START Provided material
# FerrisMind/candle-video

Measured on AMD Instinct MI355X. Metric: frames/sec end-to-end LTX-Video-2B 512x768x97; DiT step ms; VAE decode ms, higher is better.
Workload: dtype bf16; 1 GPU; LTX-Video-0.9.8-2B-distilled 512x768x97, 7 steps (configs.rs:223-240), untiled VAE decode; preset=0.9.8-2b-distilled, denoise_steps=7, parallelism=replicas x1 (no data-path collective)

## Files before the change

### candle-video_amd/csrc/capi_ops.hip

```cpp
#include "model_util.h"
#include "../../include/ltxhip_ops.h"

static inline int dtc(int d) { return d == 1 ? LTX_DT_BF16 : LTX_DT_F32; }

extern "C" int ltx_op_linear(const void* x, const void* w, const void* bias, void* y, int M, int N, int K, int dtype, int epi,
                             const void* resid, const float* gate, int rows_per_batch, ltx_stream stream) {
    if (!x || !w || !y) LTX_FAIL(LTX_ERR_ARG, "ltx_op_linear: null tensor");
    if (epi < 0 || epi > 3) LTX_FAIL(LTX_ERR_ARG, "ltx_op_linear: epi must be 0..3");
    if ((epi == 2 || epi == 3) && !resid) LTX_FAIL(LTX_ERR_ARG, "ltx_op_linear: residual epilogue needs resid");
    if (epi == 2 && (!gate || rows_per_batch < 1)) LTX_FAIL(LTX_ERR_ARG, "ltx_op_linear: gated epilogue needs gate");
    GemmArgs g; g.A = x; g.W = w; g.C = y; g.bias = bias; g.resid = resid; g.gate = gate;
    g.M = M; g.N = N; g.K = K; g.lda = K; g.ldc = N; g.ldr = N; g.rows_per_batch = rows_per_batch > 0 ? rows_per_batch : 1; g.gate_stride = N;
    return ltx_launch_gemm(g, dtc(dtype), epi, (hipStream_t)stream);
}

extern "C" int64_t ltx_op_ring_packed_bytes(int N, int K) { return (int64_t)ltx_ring_packed_bytes(N, K); }
extern "C" int ltx_op_ring_pack(const void* w, int N, int K, void* out, ltx_stream stream) { return ltx_pack_ring_weights(w, N, K, out, (hipStream_t)stream); }
extern "C" int ltx_op_linear_packed(const void* x, const void* w, const void* w_packed, const void* bias, void* y, int M, int N, int K, int epi,
                                    const void* resid, const float* gate, int rows_per_batch, ltx_stream stream) {
    if (!x || !w || !w_packed || !y) LTX_FAIL(LTX_ERR_ARG, "ltx_op_linear_packed: null tensor");
    if (epi < 0 || epi > 3) LTX_FAIL(LTX_ERR_ARG, "ltx_op_linear_packed: epi must be 0..3");
    if ((epi == 2 || epi == 3) && !resid) LTX_FAIL(LTX_ERR_ARG, "ltx_op_linear_packed: residual epilogue needs resid");
    if (epi == 2 && (!gate || rows_per_batch < 1)) LTX_FAIL(LTX_ERR_ARG, "ltx_op_linear_packed: gated epilogue needs gate");
    GemmArgs g; g.A = x; g.W = w; g.Wp = w_packed; g.C = y; g.bias = bias; g.resid = resid; g.gate = gate;
// ... 135 lines not shown
    if (hipMemcpy(dtab, tab, sizeof(tab), hipMemcpyHostToDevice) != hipSuccess) rc = LTX_ERR_HIP;
    if (rc == LTX_OK) {
        TimeVec tv; tv.n = n;
        for (int i = 0; i < n; ++i) tv.t[i] = timesteps_host[i];
        rc = ltx_launch_sinusoid(out, dtc(dtype), tv, dtab, 128, dtc(dtype) == LTX_DT_BF16, multiplier, (hipStream_t)stream);
        if (rc == LTX_OK && hipStreamSynchronize((hipStream_t)stream) != hipSuccess) rc = LTX_ERR_HIP;
    }
    (void)hipFree(dtab);
    return rc;
}

extern "C" int ltx_op_qknorm_rope(void* x, int64_t rows, int D, int ld, const void* weight, float eps,
                                  const float* cos, const float* sin, int dtype, ltx_stream stream) {
    if (!x || !weight) LTX_FAIL(LTX_ERR_ARG, "ltx_op_qknorm_rope: null tensor");
    QkNormRopeArgs a; a.x = x; a.rows = rows; a.D = D; a.ld = ld; a.nseg = 1; a.w0 = weight; a.eps = eps; a.cos = cos; a.sin = sin;
    return ltx_launch_qknorm_rope(a, dtc(dtype), (hipStream_t)stream);
}

extern "C" int ltx_op_rope_table(float* cos, float* sin, const float* coords, int B, int F, int H, int W, int D,
                                 const float* rope_scale_host, ltx_stream stream) {
    if (!cos || !sin) LTX_FAIL(LTX_ERR_ARG, "ltx_op_rope_table: null tensor");
    int steps = D / 6; if (steps < 1) steps = 1;
    std::vector<float> fr(steps);
    const float theta_ln = (float)std::log(10000.0);
    for (int i = 0; i < steps; ++i) {
        float lin = steps <= 1 ? 0.0f : (float)i * (float)(1.0 / (double)(steps - 1));
        fr[i] = (float)std::exp((double)(lin * theta_ln)) * (float)(M_PI / 2.0);
    }
    float* dfr = nullptr;
    HIP_TRY(hipMalloc((void**)&dfr, sizeof(float) * steps));
// ... 166 lines not shown
```

### candle-video_amd/csrc/dit.hip

```cpp
#include <cstring>
#include <deque>
#include "model_util.h"
#include "options.h"
#include "../../include/ltxhip_cond.h"
#include "lora.h"

struct DitBlock {
    LinearW qkv1, o1, q2, kv2, o2, ff1, ff2;
    void *nq1 = nullptr, *nk1 = nullptr, *nq2 = nullptr, *nk2 = nullptr;
};

struct DitCtx {
    const void* enc = nullptr; const float* mask = nullptr;
    int B = 0, K = 0, iodt = 0; bool valid = false;
    bool fold_q2 = false;
    DevBuf kv, bias;
    bool compact = false;
    DevBuf kvc, biasc, kidx, kcount;
    void release() { kv.release(); bias.release(); kvc.release(); biasc.release(); kidx.release(); kcount.release(); valid = false; }
};

struct DitTimeEntry {
    float t[8] = {0}; int B = 0; hipStream_t stream = nullptr; bool valid = false; uint64_t used = 0;
    DevBuf ada, adaf;
// ... 18 lines not shown
    int device = 0;
    int D = 0;
    LinearW proj_in, te1, te2, te_lin, cap1, cap2, proj_out;
    void* sst_final = nullptr;
    void* sst_blocks = nullptr;
    std::vector<DitBlock> blocks;
    float* rope_freqs = nullptr;
    float* inv_freq = nullptr;
    std::vector<int> skip_blocks;
    std::deque<DitCtx> ctxs;
    bool ctx_mode = false;
    std::deque<DitTimeEntry> tcache; uint64_t tclock = 0;
    std::deque<DitWfold> wcache;
    std::deque<DitGroupEntry> gcache;
    bool wfold_off = false;
    struct { bool valid = false; const float* coords = nullptr; float rs[3] = {0, 0, 0}; bool has_rs = false; int B = 0, S = 0, F = 0, H = 0, W = 0; hipStream_t stream = nullptr; } rope_key;
    void invalidate_weight_derived() {
        for (auto& e : wcache) e.valid = false;
        for (auto& e : ctxs) e.valid = false;
        for (auto& e : tcache) e.cfold_valid = false;
        for (auto& e : gcache) e.cfold_valid = false;
    }
    void release_scaled_weights() { for (auto& e : wcache) e.release(); }
    void release_caches() { auto all = [](auto& c) { for (auto& e : c) e.release(); c.clear(); }; all(ctxs); all(tcache); all(wcache); all(gcache); }
    std::vector<void*> owned;
    struct LoraSlots { void* base[7] = {nullptr}; void* merged[7] = {nullptr}; };
    std::vector<LoraSlots> lora_w;
    int n_adapters = 0;
    DevBuf xin, encin, h, n, qkv, attn, ff, c1, encp, kv2, tproj, e1, emb, embs, temb, ada, adaf, cosb, sinb, bias, orig, orig_hsq, outT, rsq, hsq, parts;
    void free_all() {
        for (void* p : owned) if (p) (void)hipFree(p);
        owned.clear();
        for (auto& ls : lora_w) for (void*& p : ls.merged) if (p) { (void)hipFree(p); p = nullptr; }
        lora_w.clear();
        DevBuf* bs[] = {&xin, &encin, &h, &n, &qkv, &attn, &ff, &c1, &encp, &kv2, &tproj, &e1, &emb, &embs, &temb, &ada, &adaf, &cosb, &sinb, &bias, &orig, &orig_hsq, &outT, &rsq, &hsq, &parts};
        for (DevBuf* b : bs) b->release();
        release_caches();
    }
};

namespace {

int own_linear(ltx_dit* m, const WeightMap& wm, const std::string& prefix, int in, int out, LinearW* l) {
    LTX_TRY(ltx_load_linear(wm, prefix, in, out, m->dtype, l));
    m->owned.push_back(l->w); if (l->b) m->owned.push_back(l->b);
    return LTX_OK;
}
int own_tensor(ltx_dit* m, const WeightMap& wm, const std::string& name, int64_t numel, void** out) {
    LTX_TRY(ltx_load_tensor(wm, name, numel, m->dtype, out));
    m->owned.push_back(*out);
// ... 370 lines not shown
    RopeTableArgs r;
    r.cos = m->cosb.as<float>(); r.sin = m->sinb.as<float>(); r.freqs = m->rope_freqs;
    r.B = p.B; r.D = p.D;
    if (video_coords) {
        r.use_coords = 1; r.coords = video_coords; r.F = 1; r.H = 1; r.W = p.S;
        r.gscale[0] = (float)(1.0 / 20.0); r.gscale[1] = (float)(1.0 / 2048.0); r.gscale[2] = (float)(1.0 / 2048.0);
    } else {
        r.F = num_frames; r.H = height; r.W = width;
        if (rope_scale) {
            r.gscale[0] = (float)((double)rope_scale[0] * c.patch_size_t / 20.0);
            r.gscale[1] = (float)((double)rope_scale[1] * c.patch_size / 2048.0);
            r.gscale[2] = (float)((double)rope_scale[2] * c.patch_size / 2048.0);
        }
    }
    LTX_TRY(ltx_launch_rope_table(r, s));
    rk.coords = video_coords; rk.B = p.B; rk.S = p.S; rk.F = num_frames; rk.H = height; rk.W = width; rk.stream = s;
    rk.has_rs = rope_scale != nullptr; if (rope_scale) memcpy(rk.rs, rope_scale, sizeof(rk.rs));
    rk.valid = m->ctx_mode;
    return LTX_OK;
}
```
END Provided material
**Assigned task**.
Show all lines in the entries above where the string "needs" appears.

**Task solution**.
    if ((epi == 2 || epi == 3) && !resid) LTX_FAIL(LTX_ERR_ARG, "ltx_op_linear: residual epilogue needs resid");
    if (epi == 2 && (!gate || rows_per_batch < 1)) LTX_FAIL(LTX_ERR_ARG, "ltx_op_linear: gated epilogue needs gate");
    if ((epi == 2 || epi == 3) && !resid) LTX_FAIL(LTX_ERR_ARG, "ltx_op_linear_packed: residual epilogue needs resid");
    if (epi == 2 && (!gate || rows_per_batch < 1)) LTX_FAIL(LTX_ERR_ARG, "ltx_op_linear_packed: gated epilogue needs gate");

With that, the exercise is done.